# Noize, the pinnacle of sound



## aqxsl (Aug 11, 2012)

Fuck structure

Fuck genre

Fuck it all.  Noise destroys that muzak shit.

http://www.youtube.com/watch?v=iolm6O6cxqA


----------



## BRN (Aug 11, 2012)

It's not broken down enough.


----------



## aqxsl (Aug 11, 2012)

true, I posted a more "accessible" noise track, but I think it conveys the idea better

aka, the intent of dismantling the expected song structure is apparent


----------



## BRN (Aug 11, 2012)

aqxsl said:


> true, I posted a more "accessible" noise track, but I think it conveys the idea better
> 
> aka, the intent of dismantling the expected song structure is apparent



Ack, I was being sardonic. It's pretty broken down in comparison to the pleb music I listen to. But if you've got an even more broken example, mind sharing? :3 I don't dislike this sort of stuff.


----------



## aqxsl (Aug 12, 2012)

lol, I figured a hardcore noise-head was giving me some shit

good to hear you are open-minded 

noise may very well be my favorite genre; it's like after you've heard all music (and are bored of it), there's nothing more satisfying than to hear it utterly dismantled

check this shit out:

Kevin Drumm - Sheer Hellish Miasma
https://www.youtube.com/watch?v=tL-fohhu_FI

Merzbow - Doors Open at 8am (he uses nothing but jazz samples on this)
https://www.youtube.com/watch?v=JeffKgx0v_A


----------



## Heliophobic (Aug 12, 2012)

aqxsl said:


> Fuck structure
> 
> Fuck genre
> 
> Fuck it all.  Noise destroys that muzak shit.

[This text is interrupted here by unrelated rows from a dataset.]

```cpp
hipError_t launch_decode(const StreamCall &c, int16_t *d_out, uint64_t *d_granules, int impl, void *d_blk, const SideStream *side,
                         uint32_t *path_out) {
    const Geom &G = *c.G;
    const hipStream_t s = c.s;
    uint32_t path_dummy = 0;
    uint32_t &path = path_out ? *path_out : path_dummy;
    path = 0;
    if (G.total_waves == 0) return hipSuccess;
    mark(c.ev, 0, s);
    const DecodeRoute R = route_decode(G, impl, c.tables_ready, c.d_pw != nullptr, d_blk != nullptr, side && side->s);
    const bool gen = R.gen;
    const unsigned nb_plain = blocks_for(G.total_waves, 64);

    auto launch_lanes = [&](const StreamCall &v, unsigned nb) {
        path |= DRX_PATH_LANES;
        if (gen)
            k_decode_lanes<false, true><<<nb, 64, 0, v.s>>>(*v.G, v.d_in, v.in_words, v.d_chunk_word_off, v.d_wave_off, v.d_wave_words, nullptr, nullptr, v.d_status, d_out);
        else
            k_decode_lanes<false><<<nb, 64, 0, v.s>>>(*v.G, v.d_in, v.in_words, v.d_chunk_word_off, v.d_wave_off, v.d_wave_words, nullptr, nullptr, v.d_status, d_out);
    };

    if (R.walk == Walk::InLaunch) {
        hipError_t e = hipMemsetAsync(d_granules, 0, (G.total_waves + 2) * sizeof(uint64_t), s);
        if (e != hipSuccess) return e;
    } else if (R.walk == Walk::Parallel) {
        const bool split = R.dec == Dec::LanesSplit;
        hipError_t e = walk_scratch_reset(G, c.d_pw, s);
        if (e != hipSuccess) return e;
        const bool forked = R.par.chunk_wide && R.par.blocks && side && side->s;
        hipStream_t spw = forked ? side->s : s;
        if (forked) {
            if ((e = hipEventRecord(side->fork, s)) != hipSuccess) return e;
            if ((e = hipStreamWaitEvent(side->s, side->fork, 0)) != hipSuccess) return e;
        }
        if (R.par.chunk_wide) launch_walk_chunk_wide(c.on(spw), R.par.by_chains);
        if (split) {
            Geom Gl = G;
            Gl.rag_groups = G.rag_groups_long;
            launch_lanes(c.view(Gl).on(spw), Gl.rag_groups);
        }
        if (forked && (e = hipEventRecord(side->join, side->s)) != hipSuccess) {
            (void)hipStreamSynchronize(side->s);
            return e;
        }
        if (R.par.blocks) launch_walk_blocks(c);
        if (split) {
            mark(c.ev, 1, s);
            Geom Gs = G;
            Gs.rag_order = G.rag_order + G.rag_groups_long;
            Gs.rag_groups = G.rag_groups - G.rag_groups_long;
            launch_lanes(c.view(Gs), Gs.rag_groups);
        }
        if (forked && (e = hipStreamWaitEvent(s, side->join, 0)) != hipSuccess) {
            (void)hipStreamSynchronize(side->s);
            return e;
        }
    } else if (R.walk == Walk::Serial) {
        launch_walk_serial(c);
    }
    if (R.dec != Dec::LanesSplit) mark(c.ev, 1, s);

    switch (R.dec) {
    case Dec::LanesFused: {
        uint32_t *ticket = reinterpret_cast<uint32_t *>(d_granules + G.total_waves);
        unsigned n_walk, groups;
        unsigned nb;
        if (G.uniform) {
            n_walk = (G.u_wave_len <= kWalkShortLen) ? (unsigned)G.n_chunks : blocks_for(G.n_chunks, kWalkChains);
            groups = (G.u_n_waves + 63u) / 64u;
            const uint32_t full = G.u_n_waves >> 6, rem = G.u_n_waves & 63u;
            nb = n_walk + (unsigned)(G.n_chunks * full) + (rem ? (unsigned)((G.n_chunks + 64u / rem - 1u) / (64u / rem)) : 0u);
        } else {
            n_walk = G.n_short + blocks_for(G.n_long, kWalkChains);
            groups = G.max_groups;
            nb = n_walk + (unsigned)(G.n_chunks * groups);
        }
        path |= DRX_PATH_LANES_FUSED;
        if (gen)
            k_decode_lanes<true, true><<<nb, 64, 0, s>>>(G, c.d_in, c.in_words, c.d_chunk_word_off, c.d_wave_off, c.d_wave_words, d_granules, ticket, c.d_status, d_out);
        else
            k_decode_lanes<true><<<nb, 64, 0, s>>>(G, c.d_in, c.in_words, c.d_chunk_word_off, c.d_wave_off, c.d_wave_words, d_granules, ticket, c.d_status, d_out);
        break;
    }
    case Dec::Blocks: {
        const uint32_t *fail = nullptr, *suspect = nullptr;
        bool fused = false;
        hipError_t e = launch_decode_blocks(c, d_blk, d_out, &fail, &suspect, gen, &fused);
        if (e != hipSuccess) return e;
        path |= DRX_PATH_BLOCKS | (gen ? (fused ? DRX_PATH_IIR_FUSED : DRX_PATH_IIR) : 0u);
        k_decode_long<<<(unsigned)G.total_waves, kLongThreads, 0, s>>>(G, c.d_in, c.d_wave_off, c.d_wave_words, c.d_status, d_out, fail, suspect, gen ? 1u : 0u);
        if (gen) {
            if (!fused && (e = launch_iir(G, G.iir_chunk_tile_base, G.iir_n_tiles, G.iir_tab, G.iir_state, fail, c.d_status, d_out, s)) != hipSuccess) return e;
            k_decode_simple<<<nb_plain, 64, 0, s>>>(G, c.d_in, c.d_wave_off, c.d_wave_words, c.d_status, d_out, fail);
        }
        break;
    }
    case Dec::Long:
        path |= DRX_PATH_LONG;
        k_decode_long<<<(unsigned)G.total_waves, kLongThreads, 0, s>>>(G, c.d_in, c.d_wave_off, c.d_wave_words, c.d_status, d_out, nullptr, nullptr, 0u);
        break;
    case Dec::Lanes:
        launch_lanes(c, (!G.uniform && G.rag_order) ? G.rag_groups : nb_plain);
        break;
    case Dec::LanesSplit:
        break;
    case Dec::Simple:
        path |= DRX_PATH_SIMPLE;
        k_decode_simple<<<nb_plain, 64, 0, s>>>(G, c.d_in, c.d_wave_off, c.d_wave_words, c.d_status, d_out, nullptr);
        break;
    }
    mark(c.ev, 2, s);
    mark(c.ev, 3, s);
    return hipGetLastError();
}

}
```

deltarice_amd/csrc/drx_encode_kernels.hip:

```cpp
#include <hip/hip_runtime.h>
#include <stdint.h>

#include <algorithm>
#include <type_traits>

#include "drx_internal.h"
#include "drx_device.h"
#include "drx_encode.h"
#include "drx_lookback.h"

namespace drx {

constexpr int kStageWords = 416;

__device__ __forceinline__ int load8(const int16_t *__restrict__ x, uint32_t len, uint32_t t0, int lane,
                                     bool vec_ok, int32_t v[8]) {
    const uint32_t i0 = t0 + 8u * (uint32_t)lane;
    const int nv = (i0 >= len) ? 0 : (int)((len - i0) < 8u ? (len - i0) : 8u);
    if (vec_ok && nv == 8) {
        const uint4 q = *reinterpret_cast<const uint4 *>(x + i0);
        v[0] = (int16_t)(q.x & 0xffffu); v[1] = (int16_t)(q.x >> 16);
        v[2] = (int16_t)(q.y & 0xffffu); v[3] = (int16_t)(q.y >> 16);
        v[4] = (int16_t)(q.z & 0xffffu); v[5] = (int16_t)(q.z >> 16);
        v[6] = (int16_t)(q.w & 0xffffu); v[7] = (int16_t)(q.w >> 16);
// ... 476 lines not shown
                                                  const uint64_t *__restrict__ chunk_word_off, uint32_t *__restrict__ out,
                                                  uint64_t out_cap, uint32_t upw) {
    __shared__ __attribute__((aligned(16))) uint32_t stage_all[4][4 + kStageWords + 12];
    const int lane = lane_id();
    const int wv = wave_id();
    uint32_t *row = stage_all[wv];
    uint32_t *stage = row + 4;
    const uint64_t u0 = ((uint64_t)blockIdx.x * 4u + (uint32_t)wv) * upw;
    for (uint32_t rep = 0; rep < upw; ++rep) {
        const uint64_t u = u0 + rep;
        if (u >= n_units) return;
        const SegRef q = locate_seg_uniform(G, u, segs_per_wave);
        if (q.count == 0) continue;
        for (int i = lane; i < 4 + (int)kStageWords + 12; i += 64) row[i] = 0;
        const uint64_t pos = chunk_word_off[q.r.chunk] + wave_rel[q.g];
        const uint32_t n = wave_words[q.g];
        if (pos + 1u + n > out_cap) continue;
        if (q.s == 0 && lane == 0) {
            out[pos] = n;
            if (q.r.idx == 0) out[pos - 1] = q.r.n_samples;
        }
        const uint64_t B = seg_pos[u];
        uint32_t *__restrict__ outp = out + pos + 1 + (B >> 5);
        const uint32_t stage_bits = lds_addr(stage) * 8u;
        uint32_t P = (uint32_t)(B & 31u);
        uint32_t wdone = 0;
        bool shared_first = (B & 31u) != 0;
        wave_sync();
        for_segment_tiles(in + q.r.sample_off, q, G.k, lane,
                          [&](const PackedCodes &c, uint32_t lane_bits, uint32_t incl, uint32_t tile_bits, bool full) {
            if (full && !__any(lane_bits > 128u)) {
                uint32_t cw[4];
                concat_codes(c, cw);
                place_words(cw, stage_bits + P + incl);
            } else {
                emit_tile<false>(c, stage_bits + P + incl - lane_bits);
            }
            P += tile_bits;
            wave_sync();
            const uint32_t nfull = P >> 5;
            for (uint32_t i = lane; i < nfull; i += 64) {
                const uint32_t v = stage[i];
                stage[i] = 0;
                if (i == 0 && shared_first) atomicOr(outp + wdone, v); else outp[wdone + i] = v;
            }
            wave_sync();
            if (nfull) {
                if (lane == 0) { const uint32_t cwd = stage[nfull]; stage[nfull] = 0; stage[0] = cwd; }
                shared_first = false;
                wdone += nfull;
                P &= 31u;
            }
            wave_sync();
        });
        if (P && lane == 0) {
            if (q.last && !shared_first) outp[wdone] = stage[0]; else atomicOr(outp + wdone, stage[0]);
        }

        wave_sync();
    }
}

constexpr uint64_t kWaveSliceBlocks = 1u << 22;
template <class F> static void for_wave_slices(uint64_t total_waves, F go) {
    const uint64_t blocks = (total_waves + 3u) / 4u;
    for (uint64_t b0 = 0; b0 < blocks; b0 += kWaveSliceBlocks) go(4u * b0, (unsigned)std::min(kWaveSliceBlocks, blocks - b0));
}

hipError_t launch_estimate_words(const Geom &G, const int16_t *d_in, unsigned long long *d_words16, hipStream_t s) {
    hipError_t e = hipMemsetAsync(d_words16, 0, 16 * sizeof(unsigned long long), s);
    if (e != hipSuccess || G.total_waves == 0) return e;
    const uint32_t per = (uint32_t)((G.total_waves + (1u << 18) - 1u) >> 18);
    k_estimate_words<<<blocks_for(G.total_waves, 4u * per), 256, 0, s>>>(G, per, d_in, d_words16);
    return hipGetLastError();
}

hipError_t launch_encode_fused(const EncodeCall &c, int wide, uint64_t *d_scan) {
    const Geom &G = *c.G;
    const hipStream_t s = c.s;
    if (G.total_waves == 0) return hipSuccess;
    mark(c.ev, 0, s);
    hipError_t e = hipMemsetAsync(d_scan, 0, (G.total_waves + 2) * sizeof(uint64_t), s);
    if (e != hipSuccess) return e;
    mark(c.ev, 1, s);
    mark(c.ev, 2, s);
    uint32_t *ticket = reinterpret_cast<uint32_t *>(d_scan + G.total_waves);
    auto go = [&](auto gen_tag, auto wv_tag, auto cap_tag) {
        constexpr bool GEN = decltype(gen_tag)::value;
        constexpr int WV = decltype(wv_tag)::value;
        constexpr uint32_t CAPW = decltype(cap_tag)::value;
        k_encode_fused<GEN, WV, CAPW><<<blocks_for(G.total_waves, WV), 64 * WV, 0, s>>>(G, c.d_in, c.out.d_out, c.out.out_cap, c.out.d_chunk_word_off,
                                                                                      c.out.d_wave_words, d_scan, ticket, c.d_status);
    };
    using std::integral_constant;
    const std::true_type T;
    const std::false_type F;
    auto pick = [&](auto wv_tag, auto cap_tag) { if (G.n_taps) go(T, wv_tag, cap_tag); else go(F, wv_tag, cap_tag); };
    switch (wide) {
        case 1: pick(integral_constant<int, 8>{}, integral_constant<uint32_t, kEncWide1Words>{}); break;
        case 2: pick(integral_constant<int, 4>{}, integral_constant<uint32_t, kEncWide2Words>{}); break;
        case 3: pick(integral_constant<int, 4>{}, integral_constant<uint32_t, kEncWide3Words>{}); break;
        default: pick(integral_constant<int, kEncWaves>{}, integral_constant<uint32_t, kEncCapWords>{}); break;
    }
    mark(c.ev, 3, s);
    return hipGetLastError();
}

hipError_t launch_chunk_offsets(const Geom &G, const uint32_t *d_wave_words, uint32_t *d_wave_rel, uint64_t *d_chunk_words,
                                uint64_t *d_chunk_word_off, uint64_t out_cap, DevStatus *d_status, hipStream_t s) {
    k_chunk_scan<<<(unsigned)G.n_chunks, 256, 0, s>>>(G, d_wave_words, d_wave_rel, d_chunk_words);
    k_chunk_offsets<<<1, 1024, 0, s>>>(G.n_chunks, d_chunk_words, d_chunk_word_off, out_cap, d_status, nullptr);
    return hipGetLastError();
}

hipError_t launch_encode(const EncodeCall &c, uint32_t *d_wave_rel, uint64_t *d_chunk_words) {
    const Geom &G = *c.G;
    const EncOut &o = c.out;
    const hipStream_t s = c.s;
    if (G.total_waves == 0) return hipSuccess;
    mark(c.ev, 0, s);
    for_wave_slices(G.total_waves, [&](uint64_t g0, unsigned nb) { k_encode_sizes<<<nb, 256, 0, s>>>(G, g0, c.d_in, o.d_wave_words); });
    mark(c.ev, 1, s);
    k_chunk_scan<<<(unsigned)G.n_chunks, 256, 0, s>>>(G, o.d_wave_words, d_wave_rel, d_chunk_words);
    k_chunk_offsets<<<1, 1024, 0, s>>>(G.n_chunks, d_chunk_words, o.d_chunk_word_off, o.out_cap, c.d_status, G.host_words);
    mark(c.ev, 2, s);
    for_wave_slices(G.total_waves, [&](uint64_t g0, unsigned nb) {
        k_encode_pack<<<nb, 256, 0, s>>>(G, g0, c.d_in, o.d_wave_words, d_wave_rel, o.d_chunk_word_off, o.d_out, o.out_cap);
    });
    mark(c.ev, 3, s);
    return hipGetLastError();
}
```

Wow, look who just discovered noise.

While it's not really my thing, I do appreciate noise from an artistic standpoint.

You ever try lowercase music? That's some really fucked up shit.


----------



## Aden (Aug 12, 2012)

Nice, I thought all the noise-heads had left here c:

From one of my favorite noise albums:

[yt]WXkP3Nv4gRw[/yt]


----------



## aqxsl (Aug 13, 2012)

Sollux said:


> Wow, look who just discovered noise.
> 
> While it's not really my thing, I do appreciate noise from an artistic standpoint.
> 
> You ever try lowercase music? That's some really fucked up shit.



yeah pretty much man, it's been the perfect remedy for my current music malaise

never heard of lowercase music tho, what are some artists?



Aden said:


> Nice, I thought all the noise-heads had left here c:
> 
> From one of my favorite noise albums:



oh ho, love this one too

just treated some friends to itabashi girl in the car & they hated it thoroughly...also played a little whitehouse for them and the response was appalling

really enjoy this jason crumer album

http://www.youtube.com/watch?v=9iMs4tldCDc

and of course prurient

http://www.youtube.com/watch?v=Alo1JzqPNoI


----------



## Demensa (Aug 13, 2012)

As a newcomer to real noise, I can say that it is probably one of the most difficult genres to listen to, although I'm starting to really appreciate it.
I haven't had time to listen to all of these, but Night Falls on Ikebukuro was definitely my favorite so far, and the Jason Crumer song was pretty good too, so I'm looking forward to sitting down and hearing the rest.

I really couldn't find much pure noise in my library other than Melody 8 by Tera Melos (once again I couldn't find a link) and a whole bunch of Stalaggh/Gulaggh stuff that I downloaded after Sollux (I think it was, I could be wrong) posted projekt misanthropia in another thread, which was actually quite good. I haven't started on the rest of their albums yet though.

It's funny; I also played some whitehouse for my friends. None of them made it through a single song XD


----------



## Isen (Aug 14, 2012)

[yt]NqYhowTAjVE[/yt]


----------



## Namba (Aug 14, 2012)

This stuff makes Daughters's earlier stuff seem light.


----------



## Aden (Aug 15, 2012)

Isen said:


> [yt]NqYhowTAjVE[/yt]



ooh, I like; thanks for sharing c:


----------



## aqxsl (Aug 26, 2012)

Isen said:


> [yt]NqYhowTAjVE[/yt]



holy shit, I agree 100%; this is phenomenal

I've been loving this album a lot as of late:

[video=youtube;KaSq1LhdCzw]https://www.youtube.com/watch?v=KaSq1LhdCzw&amp;feature=relmfu[/video]


Let  me throw some questions at you noise heads in this thread, at what  point in the development of your music taste did you start getting into  noise?  Also, why?


----------



## Elim Garak (Aug 26, 2012)

[video=youtube;E3znWZj-x9U]http://www.youtube.com/watch?v=E3znWZj-x9U[/video]
My favorite noise track


----------